Standing in line gives me time to think. Today, I was thinking about probability– specifically, the probability that my quart of cherry-vanilla ice cream would melt before the lady in front of me finished her transaction.

She was ancient and oddly-dressed: flat, white sandals with purple socks, blue corduroy slacks, and a reddish floral print blouse under a dark green sweater. She wore a curly brown wig and held an unfiltered cigarette in her hand, which may explain why she croaked when she talked.

“Give me two bucks on ‘897’– straight and boxed”, she told the proprietor, “…and two bucks on ‘213’ straight.”

There was a pause while she fumbled with the crumpled slip of paper on which her allegedly ‘lucky numbers’ had been scrawled. There were dozens of them and she had barely gotten started.

“O.K.,” she croaked, “all these are a dollar, straight: ‘113’, ‘797’, ‘012’, ‘555’,… “, and on and on to the sound of the man’s fingers tapping the keypad and the whir and click of the lottery machine spewing tickets.

I used to believe in Santa Claus. Then I learned math. After dividing the number of minutes on Christmas Eve by the number of chimneys in my time zone, I couldn’t believe in Santa anymore… and I couldn’t believe that I had ever been so gullible.

Something similar happened a few years ago when I started reading the fine print on the back of my weekly lotto ticket. After some quick calculations, I realized that Santa was three times more likely to traverse ten million chimneys– simultaneously– than I was to win the lottery. Math has that effect on fairy tales.

Meanwhile, back in the line, I was beginning to wonder what the odds were that I’d get out of this so-called ‘Quickee-Mart’ before nightfall.

After a ten minute recital, the woman had reached the end of her list of three-digit numbers and had returned it to her purse. She fumbled around in there just long enough for me to get my hopes up, before retrieving an equally-long list of ‘pick-six’ numbers and handing them across the counter.

Unlike the ‘one-chance-in-a-thousand’ three digit daily lottery game, these pick-six games were played twice a week and required players to match six winning numbers between zero and forty-eight. The prizes for these games started at one million dollars. The odds of winning were 1-in-10,937,894.

To put this huge number into perspective, consider this: If I were to wait in line behind this woman for 10,937,894 seconds, I would be standing there for just over four months and six days. Compare that with the odds involved in more traditional forms of gambling. Although they vary by casino, game and race, the odds of winning SOMETHING are about 1-in-80 for keno, 1-in-35 for roulette, 1-in-30 for blackjack, and 1-in-12 for playing the horses.
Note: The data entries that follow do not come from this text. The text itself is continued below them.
template <int BN, int MN_MAJOR, int EK>
__global__ void __launch_bounds__(N_THREADS, 1) gemm_tc_kernel(const __grid_constant__ TcParams p) {
  static_assert(BN == 64 || BN == 128, "wgmma tile width");
  constexpr int A_TILE = BM * BK * 2;
  constexpr int B_TILE = BN * BK * 2;
  constexpr int WG_A = 64 * BK * 2;
  extern __shared__ uint8_t smem_raw[];
  uint8_t* smem = smem_raw + ((1024u - (smem_u32(smem_raw) & 1023u)) & 1023u);
  const int P = p.n_planes;
  const int stage_bytes = P * (A_TILE + B_TILE);
  int stages = RING_BYTES / stage_bytes;
  if (stages > MAX_STAGES) stages = MAX_STAGES;
  uint64_t* bars = reinterpret_cast<uint64_t*>(smem + RING_BYTES);
  const uint32_t bar_full = smem_u32(bars), bar_empty = smem_u32(bars + MAX_STAGES);
  float* epi_buf = reinterpret_cast<float*>(smem + RING_BYTES + BAR_BYTES);
  float* cs_buf = reinterpret_cast<float*>(smem + RING_BYTES + BAR_BYTES + 2 * EPI_WG_BYTES);
  const int warp = threadIdx.x >> 5, lane = threadIdx.x & 31;
  const long long t_kernel0 = clock64();

  if (warp == N_CONSUMER_WARPS && lane == 0) {
    for (int i = 0; i < P; ++i) {
      tma_prefetch_desc(&p.tmA[i]);
      tma_prefetch_desc(&p.tmB[i]);
    }
    for (int i = 0; i < MAX_STAGES; ++i) {
      mbar_init(bar_full + 8 * i, 1);
      mbar_init(bar_empty + 8 * i, 4);
    }
    asm volatile("fence.mbarrier_init.release.cluster;" ::: "memory");
  }
  if (threadIdx.x < 256) cs_buf[threadIdx.x] = 0.0f;
  __syncthreads();
  pdl_wait();
  pdl_launch_dependents();

  const int kb_total = (p.K + BK - 1) / BK;
  const int kb_per = (kb_total + p.k_slices - 1) / p.k_slices;
  const int n_items = p.m_tiles * p.n_tiles * p.k_slices;
  const int n_prod = (P == 1) ? 1 : (P == 2 ? 3 : 6);

  if (warp >= N_CONSUMER_WARPS) {
    setmaxnreg_dec<PRODUCER_REGS>();
    if (warp == N_CONSUMER_WARPS && lane == 0) {
      int s = 0;
      uint32_t ph = 0;
      for (int item = blockIdx.x; item < n_items; item += gridDim.x) {
        const int ks = item % p.k_slices;
        const int t = item / p.k_slices;
        const int n0 = (t % p.n_tiles) * BN, m0 = (t / p.n_tiles) * BM;
        const int kb0 = ks * kb_per, kb1 = min(kb_total, kb0 + kb_per);
        for (int kb = kb0; kb < kb1; ++kb) {
          {
            NRW_PROF_T0(p.prof != nullptr);
            mbar_wait(bar_empty + 8 * s, ph ^ 1);
            NRW_PROF_ADD(p.prof != nullptr, 0);
          }
          mbar_arrive_expect_tx(bar_full + 8 * s, stage_bytes);
          const uint32_t sa = smem_u32(smem + s * stage_bytes);
          const uint32_t sb = sa + P * A_TILE;
          for (int pl = 0; pl < P; ++pl) {
            if (MN_MAJOR == 0) {
              tma_load_2d(sa + pl * A_TILE, &p.tmA[pl], bar_full + 8 * s, kb * BK, m0);
              tma_load_2d(sb + pl * B_TILE, &p.tmB[pl], bar_full + 8 * s, kb * BK, n0);
            } else {
#pragma unroll
              for (int sl = 0; sl < BM / 64; ++sl)
                tma_load_2d(sa + pl * A_TILE + sl * (64 * BK * 2), &p.tmA[pl], bar_full + 8 * s,
                            m0 + 64 * sl, kb * BK);
#pragma unroll
              for (int sl = 0; sl < BN / 64; ++sl)
                tma_load_2d(sb + pl * B_TILE + sl * (64 * BK * 2), &p.tmB[pl], bar_full + 8 * s,
                            n0 + 64 * sl, kb * BK);
            }
          }
          if (++s == stages) { s = 0; ph ^= 1; }
        }
      }
    }
  } else {
    setmaxnreg_inc<CONSUMER_REGS>();
    const int wg = warp >> 2, wi = warp & 3;
    const uint32_t smem0 = smem_u32(smem);
    constexpr uint32_t LBO = MN_MAJOR ? (64 * BK * 2) : 16;
    constexpr uint32_t SBO = 1024;
    constexpr uint32_t KSTEP = MN_MAJOR ? (16 * 128) : 32;
    const uint64_t desc_hi = make_gdesc(0, LBO, SBO);
    float* stage_tile = epi_buf + wg * (EPI_WG_BYTES / 4);
    float* stg = stage_tile + wi * 512;
    const bool use_cs = p.epi.colsum != nullptr && !p.epi.atomic;
    float* cs_wg = cs_buf + 128 * wg;
    const int ctid = threadIdx.x & 127;
    const bool prof = p.prof != nullptr && wi == 0 && lane == 0;
    const int po = 8 * wg;
    int cs_n0 = -1;
    int s = 0;
    uint32_t ph = 0;
    for (int j = 0; blockIdx.x + j * gridDim.x < n_items; ++j) {
      const int item = blockIdx.x + j * gridDim.x;
      const int ks = item % p.k_slices;
      const int t = item / p.k_slices;
      const int n0 = (t % p.n_tiles) * BN, m0 = (t / p.n_tiles) * BM;
      const int kb0 = ks * kb_per, kb1 = min(kb_total, kb0 + kb_per);
      if ((j & 1) != wg) {
        for (int kb = kb0; kb < kb1; ++kb)
          if (++s == stages) { s = 0; ph ^= 1; }
        continue;
      }
      if (use_cs && n0 != cs_n0) {
        if (cs_n0 >= 0) colsum_flush(cs_wg, p.epi.colsum, cs_n0, min(min(p.N, p.epi.n_store) - cs_n0, BN), ctid, 128, 2 + wg);
        cs_n0 = n0;
      }
      float acc[2][BN / 2];
#pragma unroll
      for (int h = 0; h < 2; ++h)
#pragma unroll
        for (int i = 0; i < BN / 2; ++i) acc[h][i] = 0.0f;
      if (j > 0) {
        NRW_PROF_T0(prof);
        named_bar_sync(BAR_TURN + wg, 256);
        NRW_PROF_ADD(prof, 3 + po);
      }
      int prev_s = -1;
      for (int kb = kb0; kb < kb1; ++kb) {
        {
          NRW_PROF_T0(prof);
          mbar_wait(bar_full + 8 * s, ph);
          NRW_PROF_ADD(prof, 1 + po);
        }
        const uint32_t sa = smem0 + s * stage_bytes;
        const uint32_t sb = smem0 + s * stage_bytes + P * A_TILE;
        wgmma_fence();
        for (int pr = 0; pr < n_prod; ++pr) {
          const int q = 4 * (n_prod - 1 - pr);
          const uint32_t pa = (0x021010u >> q) & 0xFu, pb = (0x201100u >> q) & 0xFu;
          const uint64_t da = desc_hi | (uint64_t)(((sa + pa * A_TILE) & 0x3FFFFu) >> 4);
          const uint64_t db = desc_hi | (uint64_t)(((sb + pb * B_TILE) & 0x3FFFFu) >> 4);
#pragma unroll
          for (int k = 0; k < BK / 16; ++k)
#pragma unroll
            for (int h = 0; h < 2; ++h)
              wgmma_bf16<BN, MN_MAJOR, MN_MAJOR>(acc[h], da + ((h * WG_A + k * KSTEP) >> 4), db + ((k * KSTEP) >> 4), 1u);
        }
        wgmma_commit();
        acc_fence(acc[0]);
        acc_fence(acc[1]);
        if (prev_s >= 0) {
          wgmma_wait<1>();
          acc_fence(acc[0]);
          acc_fence(acc[1]);
          if (lane == 0) mbar_arrive(bar_empty + 8 * prev_s);
        }
        prev_s = s;
        if (++s == stages) { s = 0; ph ^= 1; }
      }
      if (item + gridDim.x < n_items) named_bar_arrive(BAR_TURN + (wg ^ 1), 256);
      wgmma_wait<0>();
      acc_fence(acc[0]);
      acc_fence(acc[1]);
      if (prev_s >= 0 && lane == 0) mbar_arrive(bar_empty + 8 * prev_s);
      if (kb1 <= kb0) continue;
      NRW_PROF_T0(prof);
      if (prof) atomicAdd(&p.prof[blockIdx.x * 16 + 6 + po], 1ull);
      const int r0 = 16 * wi + (lane >> 2), c0 = 2 * (lane & 3);
      const int qq = wi & 1, cc = wi >> 1;
      const int n_cp = (min(BN, p.N - n0) + 31) / 32;
#pragma unroll
      for (int h = 0; h < 2; ++h) {
        const int m0w = m0 + 64 * h + 32 * qq;
        float hacc[4] = {0.0f, 0.0f, 0.0f, 0.0f};
#pragma unroll
        for (int cp = 0; cp < BN / 32; ++cp) {
          if (cp >= n_cp) break;
#pragma unroll
          for (int jj = 0; jj < 4; ++jj) {
            const int jf = 4 * cp + jj;
            *reinterpret_cast<float2*>(stage_tile + r0 * EPI_LD + 8 * jj + c0) = make_float2(acc[h][4 * jf], acc[h][4 * jf + 1]);
            *reinterpret_cast<float2*>(stage_tile + (r0 + 8) * EPI_LD + 8 * jj + c0) = make_float2(acc[h][4 * jf + 2], acc[h][4 * jf + 3]);
          }
          named_bar_sync(2 + wg, 128);
          float v[16];
          const float* src = stage_tile + (32 * qq + lane) * EPI_LD + 16 * cc;
#pragma unroll
          for (int i = 0; i < 4; ++i) {
            const float4 t4 = *reinterpret_cast<const float4*>(src + 4 * i);
            v[4 * i] = t4.x; v[4 * i + 1] = t4.y; v[4 * i + 2] = t4.z; v[4 * i + 3] = t4.w;
          }
          named_bar_sync(2 + wg, 128);
          const int nc = n0 + 32 * cp + 16 * cc;
          if (nc < p.N && m0w < p.M)
            epi_fast16<EK>(p.epi, stg, v, m0w, nc, p.M, p.N, lane, use_cs ? cs_wg + 32 * cp + 16 * cc : nullptr, hacc);
          named_bar_sync(2 + wg, 128);
        }
        if (EK == EK_FWD_HEAD && (lane & 3) == 0) {
          const int slot = (n0 / BN) * 2 + cc;
#pragma unroll
          for (int it = 0; it < 4; ++it) {
            const int row = m0w + it * 8 + (lane >> 2);
            if (row < p.M) p.epi.head_partial[(long long)row * 8 + slot] = hacc[it];
          }
        }
      }
      NRW_PROF_ADD(prof, 4 + po);
    }
    if (use_cs && cs_n0 >= 0) colsum_flush(cs_wg, p.epi.colsum, cs_n0, min(min(p.N, p.epi.n_store) - cs_n0, BN), ctid, 128, 2 + wg);
  }
  __syncthreads();
  if (p.prof && threadIdx.x == 0) atomicAdd(&p.prof[blockIdx.x * 16 + 5], (unsigned long long)(clock64() - t_kernel0));
}

typedef CUresult (*EncodeTiledFn)(CUtensorMap*, CUtensorMapDataType, cuuint32_t, void*, const cuuint64_t*,
                                  const cuuint64_t*, const cuuint32_t*, const cuuint32_t*,
                                  CUtensorMapInterleave, CUtensorMapSwizzle, CUtensorMapL2promotion,
                                  CUtensorMapFloatOOBfill);

static EncodeTiledFn get_encode() {
  static EncodeTiledFn fn = nullptr;
  static std::once_flag once;
  std::call_once(once, [] {
    void* sym = nullptr;
    cudaDriverEntryPointQueryResult qres;
    if (cudaGetDriverEntryPoint("cuTensorMapEncodeTiled", &sym, cudaEnableDefault, &qres) == cudaSuccess &&
        qres == cudaDriverEntryPointSuccess)
      fn = reinterpret_cast<EncodeTiledFn>(sym);
  });
  return fn;
}

struct MapKey {
  const void* ptr; long long inner, outer, ld; int box_inner, box_outer;
  bool operator==(const MapKey& o) const {
    return ptr == o.ptr && inner == o.inner && outer == o.outer && ld == o.ld &&
           box_inner == o.box_inner && box_outer == o.box_outer;
  }
};
struct MapKeyHash {
  size_t operator()(const MapKey& k) const {
    size_t h = std::hash<const void*>()(k.ptr);
    h = h * 1000003u ^ (size_t)k.inner; h = h * 1000003u ^ (size_t)k.outer;
    h = h * 1000003u ^ (size_t)k.ld; h = h * 1000003u ^ (size_t)(k.box_inner * 1024 + k.box_outer);
    return h;
  }
};
static std::unordered_map<MapKey, CUtensorMap, MapKeyHash> g_map_cache;
static std::mutex g_map_mutex;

To reach the dizzying heights of unlikelihood that are involved in government lotteries, we’d have to forgo the realm of normal gambling and consider these extremely improbable events:
The odds of your house catching fire: 1-in-1000…
… of your car catching fire: 1-in-7,200…
… of having quintuplets: 1-in-10,000…
… of your dog catching fire: 1-in-80,000…
… of getting struck by lightning: 1-in-600,000, (twice: 1-in-1.4 million)…
… of finding scorpions in your boots: 1-in-2.9 million…
… of finding badgers in your boots: 1-in-3.5 million…
… of being killed by falling space debris: 1-in-3.8 million…
… that a certain detergent will really leave your dishes virtually spotless: 1-in-3.9 million…
… that George Washington really slept here: 1-in-4.2 million…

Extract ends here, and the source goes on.